Clone your voice and generate audiobook narrations or podcast intros without hiring voice actors.
Dictate notes, emails, and code comments hands-free using a global hotkey in any app.
Build AI agents in Claude or Cursor that speak responses aloud in custom cloned voices.
Create multi-speaker podcast episodes with different voices in a visual timeline editor.
Requires downloading large ML models (Whisper, Qwen3-TTS, Kokoro) and building Tauri desktop app with Rust dependencies.

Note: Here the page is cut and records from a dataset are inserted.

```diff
@@ -1127,21 +1163,25 @@
 }
 
 void Registrar::download_stats(SweepStats* out) {
+  if (held_.on) { if (held_.n_sweeps) memcpy(out, held_.stats.data(), sizeof(SweepStats) * held_.n_sweeps); return; }
   fetch_results();
   memcpy(out, h_stats_.p, sizeof(SweepStats) * n_sweeps_);
 }
 
 void Registrar::download(float* poses6, int* stats4) {
-  LX_REQUIRE(n_sweeps_ > 0, "download() before run()");
-  fetch_results();
-  for (uint32_t s = 0; s < n_sweeps_; s++) {
+  const uint32_t ns = held_.on ? held_.n_sweeps : n_sweeps_;
+  LX_REQUIRE(ns > 0, "download() before run()");
+  if (!held_.on) fetch_results();
+  const Pose* hp = held_.on ? held_.poses.data() : h_poses_.p;
+  const SweepStats* hs = held_.on ? held_.stats.data() : h_stats_.p;
+  for (uint32_t s = 0; s < ns; s++) {
     if (poses6) {
-      const Pose& T = h_poses_.p[s];
+      const Pose& T = hp[s];
       float* o = poses6 + 6 * s;
       o[0] = T.rx; o[1] = T.ry; o[2] = T.rz; o[3] = T.tx; o[4] = T.ty; o[5] = T.tz;
     }
     if (stats4) {
-      const SweepStats& st = h_stats_.p[s];
+      const SweepStats& st = hs[s];
       int* o = stats4 + 4 * s;
       o[0] = st.iterations; o[1] = st.sel; o[2] = st.corner_q; o[3] = st.surf_q;
     }
@@ -1163,6 +1203,15 @@
 }
 
 int Registrar::download_full_res(uint32_t sweep, loamx_cloud* out) {
+  if (held_.on) {
+    LX_REQUIRE(sweep < held_.n_sweeps, "sweep index out of range");
+    check_cloud(out, false);
+    const uint32_t a = held_.full_off[sweep], b = held_.full_off[sweep + 1];
+    h_full_dl_.reserve((size_t)(b - a) + 1);
+    if (b > a) LX_HIP(hipMemcpyAsync(h_full_dl_.p, held_.full + a, sizeof(float4) * (b - a), hipMemcpyDeviceToHost, st_));
+    wait_stream(st_);
+    return unpack_cloud(h_full_dl_.p, b - a, out);
+  }
   LX_REQUIRE(sweep < n_sweeps_, "sweep index out of range");
   check_cloud(out, false);
   fetch_results();
@@ -1215,7 +1264,7 @@
     ms[1] += t;
   }
   counts[0] = n_res_launch_;
-  std::vector<SweepStats> st(n_sweeps_);
+  std::vector<SweepStats> st(held_.on ? held_.n_sweeps : n_sweeps_);
   download_stats(st.data());
   for (auto& s : st) {
     counts[1] += (uint64_t)s.iterations * (uint64_t)(s.corner_q + s.surf_q);
diff --git a/loam_velodyne_amd/csrc/registration.hpp b/loam_velodyne_amd/csrc/registration.hpp
--- a/loam_velodyne_amd/csrc/registration.hpp
+++ b/loam_velodyne_amd/csrc/registration.hpp
@@ -54,9 +54,11 @@
   void upload_device(uint32_t n_sweeps, const float4* const* corner_last, const uint32_t* n_corner, const float4* const* surf_last,
                      const uint32_t* n_surf, const float4* const* full_res, const uint32_t* n_full, const float* guess6);
   float4* stage_full(uint32_t n_sweeps, const uint32_t* n_full);
-  float4* stage_full_next(uint32_t n_sweeps, const uint32_t* n_full);
-  bool adopt_full_next(uint32_t n_sweeps, const uint32_t* n_full);
-  void run_async(bool force_general = false);
+  void run_async(bool force_general = false, bool adopt_front = false);
+  void hold_results();
+  void run_front();
+  void drop_front();
+  bool holding() const { return held_.on; }
   void sync();
   void download(float* poses6, int* stats4);
   void download_stats(SweepStats* out);
@@ -68,7 +70,7 @@
   const float4* d_ds_points() const { return ds_pts_.p; }
   const uint32_t* d_ds_offsets() const { return ds_off_.p; }
   const Pose* d_poses() const { return poses_.p; }
-  const float4* d_full_res() const { return full_.p; }
+  const float4* d_full_res() const { return held_.on ? held_.full : full_.p; }
   uint32_t full_offset(uint32_t s) const { return h_full_off_[s]; }
 
   void knn_probe(int which, const float* xyz, uint32_t n, uint32_t* idx5, float* d2_5);
@@ -93,8 +95,7 @@
   DevBuf<float4> in_, stack_, ds_pts_, full_, full_alt_;
   DevBuf<uint32_t> ds_off_;
   DevBuf<float> guess_;
-  bool full_staged_ = false, full_next_staged_ = false;
-  std::vector<uint32_t> next_full_off_;
+  bool full_staged_ = false;
   hipEvent_t ev_look_ = nullptr;
   PinBuf<float4> h_full_dl_;
   struct Run {
@@ -104,6 +105,15 @@
     int full_dl_sweep = -1;
     void* full_dl_direct = nullptr;
   } run_;
+  struct Held {
+    bool on = false, swapped = false;
+    uint32_t n_sweeps = 0;
+    std::vector<uint32_t> full_off;
+    const float4* full = nullptr;
+    std::vector<SweepStats> stats;
+    std::vector<Pose> poses;
+  } held_;
+  bool front_out_ = false, front_legacy_ = false;
   VoxelPipeline vox_;
   VoxBucket vb_;
   bool vb_disabled_ = false;
@@ -115,7 +125,7 @@
   struct RunTrace;
   template <class Count> void plan_inputs_(uint32_t n_sweeps, bool staged, Count&& count);
   size_t write_param_block_(const float* guess6, const float4* const* corner_src, const float4* const* surf_src, const float4* const* full_src);
-  void begin_attempt_(bool legacy);
+  void begin_attempt_(bool legacy, bool early = false);
   RegOutcome run_iterations(RunTrace& tr);
   bool bucket_stage_gave_up_();
   void dump_gn_profile_();
@@ -145,6 +155,7 @@
   uint32_t nblk_ = 0;
 
   std::vector<hipEvent_t> ev_;
+  hipEvent_t ev_front_ = nullptr;
   int n_res_launch_ = 0;
   PinBuf<SweepStats> h_stats_;
   PinBuf<Pose> h_poses_;
diff --git a/loam_velodyne_amd/loamx.py b/loam_velodyne_amd/loamx.py
--- a/loam_velodyne_amd/loamx.py
+++ b/loam_velodyne_amd/loamx.py
@@ -875,6 +875,11 @@
     def step(self, t: int):
         return _check(lib().loamx_pipeline_step(self.h, t))
 
+    def early_front_counts(self):
+        c = (C.c_uint64 * 4)()
+        _check(lib().loamx_pipeline_early_front_counts(self.h, c))
+        return dict(zip(("enqueued", "adopted", "discarded", "not_attempted"), (int(v) for v in c)))
+
     def get(self, stream: int):
         tr, ts, aft = (np.zeros(6, np.float32) for _ in range(3))
         st = (C.c_int * 8)()
```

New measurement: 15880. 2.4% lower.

Voicebox is a free, open-source desktop application that serves as a complete local AI voice studio, letting you clone voices, generate speech, and dictate into any app, all without sending data to the cloud. It positions itself as a combined local alternative to ElevenLabs (for voice output) and WisprFlow (for voice input). On the output side, you can clone any voice from a short audio sample and use it to convert text to speech in 23 languages, choosing from seven different text-to-speech engines, including Qwen3-TTS, Chatterbox, Kokoro, and HumeAI TADA, each with different strengths in quality, speed, and language coverage. You can add expressive tags like [laugh] or [sigh] to control delivery, apply audio effects like reverb or pitch shift, and even generate multi-speaker podcast-style conversations in a visual timeline editor. On the input side, a global keyboard hotkey activates voice dictation anywhere on your computer using Whisper-based speech recognition, automatically pasting the transcribed text into whatever field you are typing in. For AI power users, Voicebox exposes an API and a built-in MCP server (a standard for connecting AI tools), so agents running in tools like Claude Code or Cursor can call a single command to speak responses aloud in a cloned voice. All processing happens locally, nothing leaves your machine. It runs on macOS, Windows, Linux, and Docker, and is built with Tauri (a Rust-based framework for native desktop apps) with a TypeScript interface.
Generated 2026-05-18 · Model: sonnet-4-6 · Verify against the repo before relying on details.